Brokers: Roles and Responsibilities


Frederic Ruffy, Optionetics.com
July 18, 2006


The office is abuzz about a new Internet company that all of your colleagues know is a sure winner in the stock market. You've just received your bonus check and are looking for a place to invest the money. The problem is that you haven’t invested in anything since that stamp collection in the sixth grade (the same stamp collection, incidentally, that you later inadvertently used to mail love letters to your college sweetheart). So what do you do now? You’re too embarrassed to ask your cohorts at work how to buy shares.

Relax. The process is easy. The first step is to open an account with a broker. This can be done using an online broker, over the telephone, or visiting a brokerage in your area. Next comes the paperwork. The first form is called the new account agreement. This somewhat legal looking document may have you wondering if you are setting up an account or applying for a job.

Nevertheless, the new account agreement is important for two reasons. First, the form provides the brokerage firm with information about you and your financial resources, which includes assets, liabilities, income, and net worth. Second, the form spells out the terms and conditions that the broker imposes on its customers. So, while it certainly isn’t an interesting read, the new account agreement provides important information for the broker about you and details about the brokerage firm’s policy for you, the customer.

After the account form is reviewed and approved by the brokerage firm, trading can begin. Based on your experience level and financial profile, the broker may impose limits on your trading—e.g. the use of credit, limit specific option strategies, or prohibit the purchase of certain speculative investments. In most cases, however, that will not pose a problem and after the account is set up, it can then be funded and orders can be placed.

While the actual process of setting up a brokerage account is relatively easy, in the long run, finding the right broker that meets specific investment goals is sometimes more challenges. After all, there are dozens of online brokers out there these days as well as many offline brokers. Determining which one is right for you can be a long and arduous process.

One of the most important considerations when evaluating various brokers is: What type of broker is it? How does it make money? Specifically, does it specialize in one type of investment like options or does it provide a wide range of services like credit cards, loans, and other non-trading activities.  

Commissions and fees also matter. Commissions will generally be higher for brokers who offer specific advice to investors. So-called "full-service" firms have "financial consultants" or "financial advisors" who not only buy and sell shares on your behalf, but also gather information about your financial resources and make specific recommendations. Other firms, sometimes called "discount brokers" do not offer any sort of financial advice. They simply execute buy and sell orders on your behalf at the lowest cost possible. Most online brokers operate as discount brokers today.
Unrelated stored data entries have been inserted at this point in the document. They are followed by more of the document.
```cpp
template <int NS>
__global__ __launch_bounds__(128, 1) void k_replay_coop(double *st, int B, int T, const double *__restrict__ imu,
                                                        const double *__restrict__ lo, const uint8_t *__restrict__ mask,
                                                        double qg, double qa, double qbg, double qba, Consts k, SlotOut so)
{
  using L = Lay<NS>;
  using C = Coop<NS>;
  using SL = Slots<NS>;
  __shared__ double xch[C::NXCH][64];
  __shared__ double xst[NS + 4][64];
  const int role = __builtin_amdgcn_readfirstlane((int) (threadIdx.x >> 6));
  const unsigned lane = threadIdx.x & 63u;
  const unsigned tile = blockIdx.x;
  const unsigned b = tile * 64u + lane;
  const unsigned bo = b * 8u, B8 = (unsigned) B * 8u;
  TileIO<NS, 0, 0, true> io(st, st, tile, lane);
  double q4[4] = { qg, qa, qbg, qba };
  if (k.qblk != nullptr) {
    const rsrc_t rq = mkbuf(k.qblk, 4u * B8);
#pragma unroll
    for (int i = 0; i < 4; i++) q4[i] = ldg(rq, (unsigned) i * B8, bo);
  }
  auto sync = []() { __syncthreads(); };
  auto xw = [lane](int s, double v) { xch[s][lane] = v; };
  auto xrd = [lane](int s) { return xch[s][lane]; };
  auto inputs = [&](int t) {
    const rsrc_t ri = mkbuf(imu + (size_t) t * 7 * B, 7u * B8);
    const rsrc_t rl = mkbuf(lo + (size_t) t * 6 * B, 6u * B8);
    StepInputs in;
#pragma unroll
    for (int i = 0; i < 3; i++) {
      in.gyro[i] = ldg(ri, i * B8, bo);
      in.accel[i] = ldg(ri, (3 + i) * B8, bo);
      in.z[i] = ldg(rl, i * B8, bo);
      in.rd[i] = ldg(rl, (3 + i) * B8, bo);
    }
    in.dt = ldg(ri, 6u * B8, bo);
    in.upd = (b < (unsigned) B) && (mask == nullptr || mask[(size_t) t * B + b] != 0);
    in.qg = q4[0]; in.qa = q4[1]; in.qbg = q4[2]; in.qba = q4[3];
    return in;
  };
  if (role == 0) {
    double V[L::NC];
    io.template need<0, SL::ROW_SPLIT>();
    static_for<SL::NSLOT>([&](auto I) {
      constexpr int slot = decltype(I)::value, comp = SL::T.comp_of[slot];
      if constexpr (comp >= 0 && SL::T.role2[slot] == 0) V[comp] = io.ld(comp);
    });
    auto ld = [&V](int comp) { return V[comp]; };
    auto stf = [&V](int comp, double v) { V[comp] = v; };
    for (int t = 0; t < T; t++) {
      const StepInputs in = inputs(t);
#pragma unroll
      for (int i = 0; i < C::NSC; i++) xst[C::fullc(i)][lane] = V[L::OFF_VEC + C::fullc(i)];
#pragma unroll
      for (int i = 0; i < 4; i++) xst[NS + i][lane] = V[L::OFF_QUAT + i];
      __syncthreads();
#pragma unroll
      for (int i = 0; i < 6; i++) V[L::OFF_VEC + C::fullp(i)] = xst[C::fullp(i)][lane];
      coop_role_core<NS, true>(ld, stf, xw, xrd, sync, in, k);
      if (so.base != nullptr) {
        TileIO<NS, 0, MemHint<MH_STREAM_NT>::SA, true> ios(st, so.base + (size_t) t * so.stride, tile, lane);
        static_for<SL::NSLOT>([&](auto I) {
          constexpr int slot = decltype(I)::value, comp = SL::T.comp_of[slot];
          if constexpr (comp >= 0 && SL::T.role2[slot] == 0) ios.st(comp, V[comp]);
        });
      }
    }
    static_for<SL::NSLOT>([&](auto I) {
      constexpr int slot = decltype(I)::value, comp = SL::T.comp_of[slot];
      if constexpr (comp >= 0 && SL::T.role2[slot] == 0) io.st(comp, V[comp]);
    });
  } else {
    double V[L::NC];
    io.template need<SL::ROW_SPLIT, SL::NROW>();
    static_for<SL::NSLOT>([&](auto I) {
      constexpr int slot = decltype(I)::value, comp = SL::T.comp_of[slot];
      if constexpr (comp >= 0 && SL::T.role2[slot] == 1) V[comp] = io.ld(comp);
    });
    auto ld = [&V](int comp) { return V[comp]; };
    auto stf = [&V](int comp, double v) { V[comp] = v; };
    for (int t = 0; t < T; t++) {
      const StepInputs in = inputs(t);
#pragma unroll
      for (int i = 0; i < 6; i++) xst[C::fullp(i)][lane] = V[L::OFF_VEC + C::fullp(i)];
      __syncthreads();
#pragma unroll
      for (int i = 0; i < C::NSC; i++) V[L::OFF_VEC + C::fullc(i)] = xst[C::fullc(i)][lane];
#pragma unroll
      for (int i = 0; i < 4; i++) V[L::OFF_QUAT + i] = xst[NS + i][lane];
      coop_role_passive<NS, true>(ld, stf, xrd, sync, in, k);
      if (so.base != nullptr) {
        TileIO<NS, 0, MemHint<MH_STREAM_NT>::SA, true> ios(st, so.base + (size_t) t * so.stride, tile, lane);
        static_for<SL::NSLOT>([&](auto I) {
          constexpr int slot = decltype(I)::value, comp = SL::T.comp_of[slot];
          if constexpr (comp >= 0 && SL::T.role2[slot] == 1) ios.st(comp, V[comp]);
        });
      }
    }
    static_for<SL::NSLOT>([&](auto I) {
      constexpr int slot = decltype(I)::value, comp = SL::T.comp_of[slot];
      if constexpr (comp >= 0 && SL::T.role2[slot] == 1) io.st(comp, V[comp]);
    });
  }
}

template <int OCC>
__global__ __launch_bounds__(256, OCC) void k_replay_quad(double *st, int B, int T, const double *__restrict__ imu,
                                                        const double *__restrict__ lo, const uint8_t *__restrict__ mask,
                                                        double qg, double qa, double qbg, double qba, Consts k, SlotOut so)
{
  constexpr int NS = 21;
  using L = Lay<NS>;
  using SL = Slots<NS>;
  __shared__ double xch[Quad::NXCH][64];
  __shared__ double xst[NS + 4][64];
  const int role = __builtin_amdgcn_readfirstlane((int) (threadIdx.x >> 6));
  const unsigned lane = threadIdx.x & 63u;
  const unsigned tile = blockIdx.x;
  const unsigned b = tile * 64u + lane;
  const unsigned bo = b * 8u, B8 = (unsigned) B * 8u;
  TileIO<NS, 0, 0> io(st, st, tile, lane);
  double q4[4] = { qg, qa, qbg, qba };
  if (k.qblk != nullptr) {
// ... 76 lines not shown
```

Measured before the change: 2.726 billion.

## Restructure 15-state coop replay for two blocks per CU with prefetch and deferred passive work

```diff
diff --git a/pronto_amd/csrc/rbis_coop.hpp b/pronto_amd/csrc/rbis_coop.hpp
--- a/pronto_amd/csrc/rbis_coop.hpp
+++ b/pronto_amd/csrc/rbis_coop.hpp
@@ -129,8 +129,8 @@
   bool on = false;
 };
 
-template <int NS, bool UPDATE, class CORR = NoCorr, bool PREDICT = true, bool LEG = false, int SIX = 0, class LD, class ST, class XW, class XR, class SYNC,
-          class SP = NoPredStore>
+template <int NS, bool UPDATE, class CORR = NoCorr, bool PREDICT = true, bool LEG = false, int SIX = 0, bool SEQ = false, class LD, class ST, class XW, class XR,
+          class SYNC, class SP = NoPredStore>
 PB_HD void coop_role_core(LD ld, ST st, XW xw, XR xr, SYNC sync, const StepInputs &in, const Consts &k,
                           const CorrInputs &cin_ = CorrInputs(), SP sp = SP())
 {
@@ -217,7 +217,23 @@
       }
     }
   }
-  ins_update_state<NS>(x, q, in.gyro, in.accel, in.dt, k);
+  if constexpr (SEQ) {
+#pragma unroll
+    for (int i = 0; i < C::NPC; i++) pb_pin(Pc[i]);
+#pragma unroll
+    for (int i = 0; i < 9; i++) pb_pin(x[C::fullc(i)]);
+#pragma unroll
+    for (int i = 0; i < 4; i++) pb_pin(q[i]);
+  }
+  ins_update_state<NS, SEQ>(x, q, in.gyro, in.accel, in.dt, k);
+  if constexpr (SEQ) {
+#pragma unroll
+    for (int i = 0; i < 9; i++) pb_pin(x[C::fullc(i)]);
+#pragma unroll
+    for (int i = 0; i < 4; i++) pb_pin(q[i]);
+#pragma unroll
+    for (int i = 0; i < C::NPC; i++) pb_pin(Pc[i]);
+  }
   }
   if constexpr (SP::on) {
 #pragma unroll
@@ -305,9 +321,14 @@
       det *= d[kk];
       quad += s * s * id[kk];
     }
+    if constexpr (SEQ && C::LL_IN_P) {
+      xw(C::XCH_LLI, det);
+      xw(C::NXCH, quad);
+    } else {
     const double lli = -log(det) - quad;
     if constexpr (C::LL_IN_P) xw(C::XCH_LLI, lli);
     else if (mupd) ll += lli;
+    }
     double W[NSC][3];
 #pragma unroll
     for (int i = 0; i < NSC; i++)
@@ -342,8 +363,14 @@
       }
     }
     upd1 = mupd || idw != 0.0;
+    if constexpr (SEQ) {
+#pragma unroll
+      for (int i = 0; i < 9; i++) { pb_pin(x[C::fullc(i)]); pb_pin(dfull[C::fullc(i)]); }
+#pragma unroll
+      for (int i = 0; i < 4; i++) pb_pin(q[i]);
+    }
     if constexpr (SIX != 2) {
-      if (upd1) add_delta<NS>(x, q, dfull, k.chi_tol);
+      if (upd1) add_delta<NS, SEQ>(x, q, dfull, k.chi_tol);
     }
   }
   if constexpr (CORR::M > 0) {
@@ -450,13 +477,14 @@
   for (int i = 9; i < NSC; i++) st(L::OFF_VEC + C::fullc(i), x[C::fullc(i)]);
 }
 
-template <int NS, bool UPDATE, class CORR = NoCorr, bool PREDICT = true, int SIX = 0, class LD, class ST, class XW, class XR, class SYNC,
-          class SP = NoPredStore>
+template <int NS, bool UPDATE, class CORR = NoCorr, bool PREDICT = true, int SIX = 0, bool SEQ = false, class LD, class ST, class XW, class XR,
+          class SYNC, class SP = NoPredStore>
 PB_HD void coop_role_passive_x(LD ld, ST st, XW xw, XR xr, SYNC sync, const StepInputs &in, const Consts &k,
                                const CorrInputs &cin = CorrInputs(), const SixIn &six = SixIn(), SP sp = SP())
 {
   static_assert(!SP::on || (PREDICT && UPDATE && SIX == 0), "the predicted rows: the fused step, with or without a CORR stage");
   static_assert(SIX != 1 || (UPDATE && PREDICT && CORR::M == 0), "SIX == 1 rides on a predict + velocity update");
+  static_assert(!SEQ || (UPDATE && PREDICT && CORR::M == 0 && SIX == 0 && !SP::on && Coop<NS>::LL_IN_P), "SEQ: the plain fused step");
   using L = Lay<NS>;
   using C = Coop<NS>;
   double x[NS], q[4] = { 1.0, 0.0, 0.0, 0.0 };
@@ -482,12 +510,14 @@
 #pragma unroll
         for (int c = 0; c < 3; c++) X[sb][J][3 * r + c] = ld(L::OFF_P + pk(C::fullc(3 * sb + r), C::fullp(3 * J + c)));
   double Ppp[21];
+  if constexpr (!SEQ) {
 #pragma unroll
   for (int i = 0; i < 6; i++)
 #pragma unroll
     for (int j = 0; j <= i; j++) Ppp[pk(i, j)] = ld(L::OFF_P + pk(C::fullp(i), C::fullp(j)));
+  }
   double ll = 0.0;
-  if constexpr (C::LL_IN_P) ll = ld(L::OFF_LL);
+  if constexpr (C::LL_IN_P && !SEQ) ll = ld(L::OFF_LL);
 
   double xp[6];
   if constexpr (!PREDICT) {
@@ -518,6 +548,7 @@
 #pragma unroll
     for (int i = 0; i < 9; i++) { X[2][J][i] = nD[i]; X[0][J][i] = nV[i]; X[1][J][i] = nC[i]; }
   }
+  if constexpr (!SEQ) {
 #pragma unroll
   for (int r = 0; r < 3; r++)
 #pragma unroll
@@ -529,6 +560,7 @@
   for (int i = 0; i < 3; i++) {
     xp[i] = in.gyro[i] - (C::HB ? x[15 + i] : 0.0);
     xp[3 + i] = in.accel[i] - (C::HB ? x[18 + i] : 0.0);
+  }
   }
   }
   if constexpr (SP::on) {
@@ -604,6 +636,21 @@
   if constexpr (!UPDATE && CORR::M == 0) sync();
   if constexpr (UPDATE) {
     sync();
+    if constexpr (SEQ) {
+#pragma unroll
+      for (int r = 0; r < 3; r++)
+#pragma unroll
+        for (int c = 0; c <= r; c++) {
+          Ppp[pk(r, c)] = (r == c) ? in.qg : 0.0;
+          Ppp[pk(3 + r, 3 + c)] = (r == c) ? in.qa : 0.0;
+        }
+#pragma unroll
+      for (int i = 0; i < 3; i++) {
+        xp[i] = in.gyro[i];
+        xp[3 + i] = in.accel[i];
+      }
+      ll = ld(L::OFF_LL);
+    }
     const double L10 = xr(0), L20 = xr(1), L21 = xr(2);
     double id[3], yd[3];
 #pragma unroll
@@ -618,7 +665,7 @@
       xp[pi] += fma(Wp[pi][2], yd[2], fma(Wp[pi][1], yd[1], Wp[pi][0] * yd[0]));
     }
     if constexpr (C::LL_IN_P) {
-      const double lli = xr(C::XCH_LLI);
+      const double lli = SEQ ? -log_khere(xr(C::XCH_LLI)) - xr(C::NXCH) : xr(C::XCH_LLI);
       if (in.upd) ll += lli;
     }
 #pragma unroll
@@ -639,6 +686,12 @@
             else X[sb][J][3 * r + c] = acc;
           }
         }
+    if constexpr (SEQ) {
+#pragma unroll
+      for (int r = 0; r < 3; r++)
+#pragma unroll
+        for (int c = 0; c < 3; c++) Ppp[pk(3 + r, c)] = ld(L::OFF_P + pk(C::fullp(3 + r), C::fullp(c)));
+    }
 #pragma unroll
     for (int i = 0; i < 6; i++) {
       double wd[3];
@@ -734,7 +787,7 @@
 PB_HD void coop_role_passive(LD ld, ST st, XR xr, SYNC sync, const StepInputs &in, const Consts &k,
                              const CorrInputs &cin = CorrInputs(), SP sp = SP())
 {
-  coop_role_passive_x<NS, UPDATE, CORR, PREDICT, 0>(ld, st, [](int, double) {}, xr, sync, in, k, cin, SixIn(), sp);
+  coop_role_passive_x<NS, UPDATE, CORR, PREDICT, 0, false>(ld, st, [](int, double) {}, xr, sync, in, k, cin, SixIn(), sp);
 }
 
 }
diff --git a/pronto_amd/csrc/rbis_device.hpp b/pronto_amd/csrc/rbis_device.hpp
--- a/pronto_amd/csrc/rbis_device.hpp
+++ b/pronto_amd/csrc/rbis_device.hpp
@@ -165,25 +165,76 @@
   R[6] = txz - twy;       R[7] = tyz + twx;       R[8] = 1 - (txx + tyy);
 }
 
+template <bool KHERE>
+struct KHere {
+  unsigned zero = 0;
+  PB_HD KHere()
+  {
+#if defined(__HIP_DEVICE_COMPILE__)
+    if constexpr (KHERE) asm volatile("" : "+s"(zero));
+#endif
+  }
+  PB_HD double operator()(double v) const
+  {
+    if constexpr (KHERE) {
+      const unsigned long long u = __builtin_bit_cast(unsigned long long, v);
+      const unsigned lo = (unsigned) u ^ zero, hi = (unsigned) (u >> 32) ^ zero;
+      return __builtin_bit_cast(double, ((unsigned long long) hi << 32) | lo);
+    } else {
+      return v;
+    }
+  }
+};
+
+PB_HD double log_khere(double x)
+{
+  const KHere<true> K;
+  int e;
+  double m = frexp(x, &e);
+  const bool lowhalf = m < K(7.07106781186547572737e-01);
+  m = lowhalf ? m + m : m;
+  const double dk = (double) (lowhalf ? e - 1 : e);
+  const double f = m - 1.0;
+  const double s = f / (2.0 + f);
+  const double z = s * s, w = z * z;
+  double t1 = K(1.531383769920937332e-01);
+  t1 = fma(w, t1, K(2.222219843214978396e-01));
+  t1 = fma(w, t1, K(3.999999999940941908e-01));
+  t1 = w * t1;
+  double t2 = K(1.479819860511658591e-01);
+  t2 = fma(w, t2, K(1.818357216161805012e-01));
+  t2 = fma(w, t2, K(2.857142874366239149e-01));
+  t2 = fma(w, t2, K(6.666666666666735130e-01));
+  t2 = z * t2;
+  const double R = t2 + t1;
+  const double hfsq = 0.5 * f * f;
+  const double r = dk * K(6.93147180369123816490e-01) - ((hfsq - (s * (hfsq + R) + dk * K(1.90821492927058770002e-10))) - f);
+  const double inf = K(__builtin_huge_val());
+  const double edge = (x == 0.0) ? -inf : (x == inf ? inf : K(__builtin_nan("")));
+  return (x > 0.0 && x < inf) ? r : edge;
+}
+
+template <bool KHERE = false>
 PB_HD void sincos_joint(double x, double &s, double &c)
 {
-  const double kf = rint(x * 6.36619772367581382433e-01);
-  double r = fma(-kf, 1.57079632673412561417e+00, x);
-  r = fma(-kf, 6.07710050650619224932e-11, r);
+  const KHere<KHERE> K;
+  const double kf = rint(x * K(6.36619772367581382433e-01));
+  double r = fma(-kf, K(1.57079632673412561417e+00), x);
+  r = fma(-kf, K(6.07710050650619224932e-11), r);
   const double z = r * r;
-  double ps = 1.58969099521155010221e-10;
-  ps = fma(ps, z, -2.50507602534068634195e-08);
-  ps = fma(ps, z, 2.75573137070700676789e-06);
-  ps = fma(ps, z, -1.98412698298579493134e-04);
-  ps = fma(ps, z, 8.33333333332248946124e-03);
-  ps = fma(ps, z, -1.66666666666666324348e-01);
+  double ps = K(1.58969099521155010221e-10);
+  ps = fma(ps, z, K(-2.50507602534068634195e-08));
+  ps = fma(ps, z, K(2.75573137070700676789e-06));
+  ps = fma(ps, z, K(-1.98412698298579493134e-04));
+  ps = fma(ps, z, K(8.33333333332248946124e-03));
+  ps = fma(ps, z, K(-1.66666666666666324348e-01));
   const double sn = fma(r * z, ps, r);
-  double pc = -1.13596475577881948265e-11;
-  pc = fma(pc, z, 2.08757232129817482790e-09);
-  pc = fma(pc, z, -2.75573143513906633035e-07);
-  pc = fma(pc, z, 2.48015872894767294178e-05);
-  pc = fma(pc, z, -1.38888888888741095749e-03);
-  pc = fma(pc, z, 4.16666666666666019037e-02);
+  double pc = K(-1.13596475577881948265e-11);
+  pc = fma(pc, z, K(2.08757232129817482790e-09));
+  pc = fma(pc, z, K(-2.75573143513906633035e-07));
+  pc = fma(pc, z, K(2.48015872894767294178e-05));
+  pc = fma(pc, z, K(-1.38888888888741095749e-03));
+  pc = fma(pc, z, K(4.16666666666666019037e-02));
   const double cs = fma(z * z, pc, fma(-0.5, z, 1.0));
   const int k = (int) kf & 3;
   const double a = (k & 1) ? cs : sn, b = (k & 1) ? sn : cs;
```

Regardless of whether the broker charges high or low commissions, all brokers are regulated by the Securities and Exchange Commission [SEC] and are required to meet certain standards when dealing with customers. Specifically, the Securities and Exchange Act of 1934 puts forth certain provisions that all brokers must adhere to. These provisions are provided below:

Duty of Fair Dealing: This includes the duty to execute orders promptly, disclosing material information (information that a broker’s client would consider relevant as an investor), and charge prices that are in line with competitors. 

Duty of Best Execution: The broker has a responsibility to complete customer orders at the most favorable market prices possible. 

Customer Confirmation Rule: The broker must provide the investor with certain information, at or before the execution of the order (i.e. date, time, price, number of shares, commission, and other information). 

Disclosure of Credit Terms: At the time an account is opened, a broker must provide the customer with the credit terms and, in addition, provide credit customers with account statements quarterly. 

Restriction of Short Sales: This rule bars an investor from selling an exchange-listed security that they do not own (in other words, sell a stock short) unless the sale is above the price of the last trade. 

Trading During Offerings: Rule 101 prohibits the broker from buying a stock that is being offered during the "quiet period"—one to five days before and up to the offering. 

Restrictions on Insider Trading: Brokers have to establish written policies and procedures to ensure that employees do not misuse material nonpublic (or inside) information.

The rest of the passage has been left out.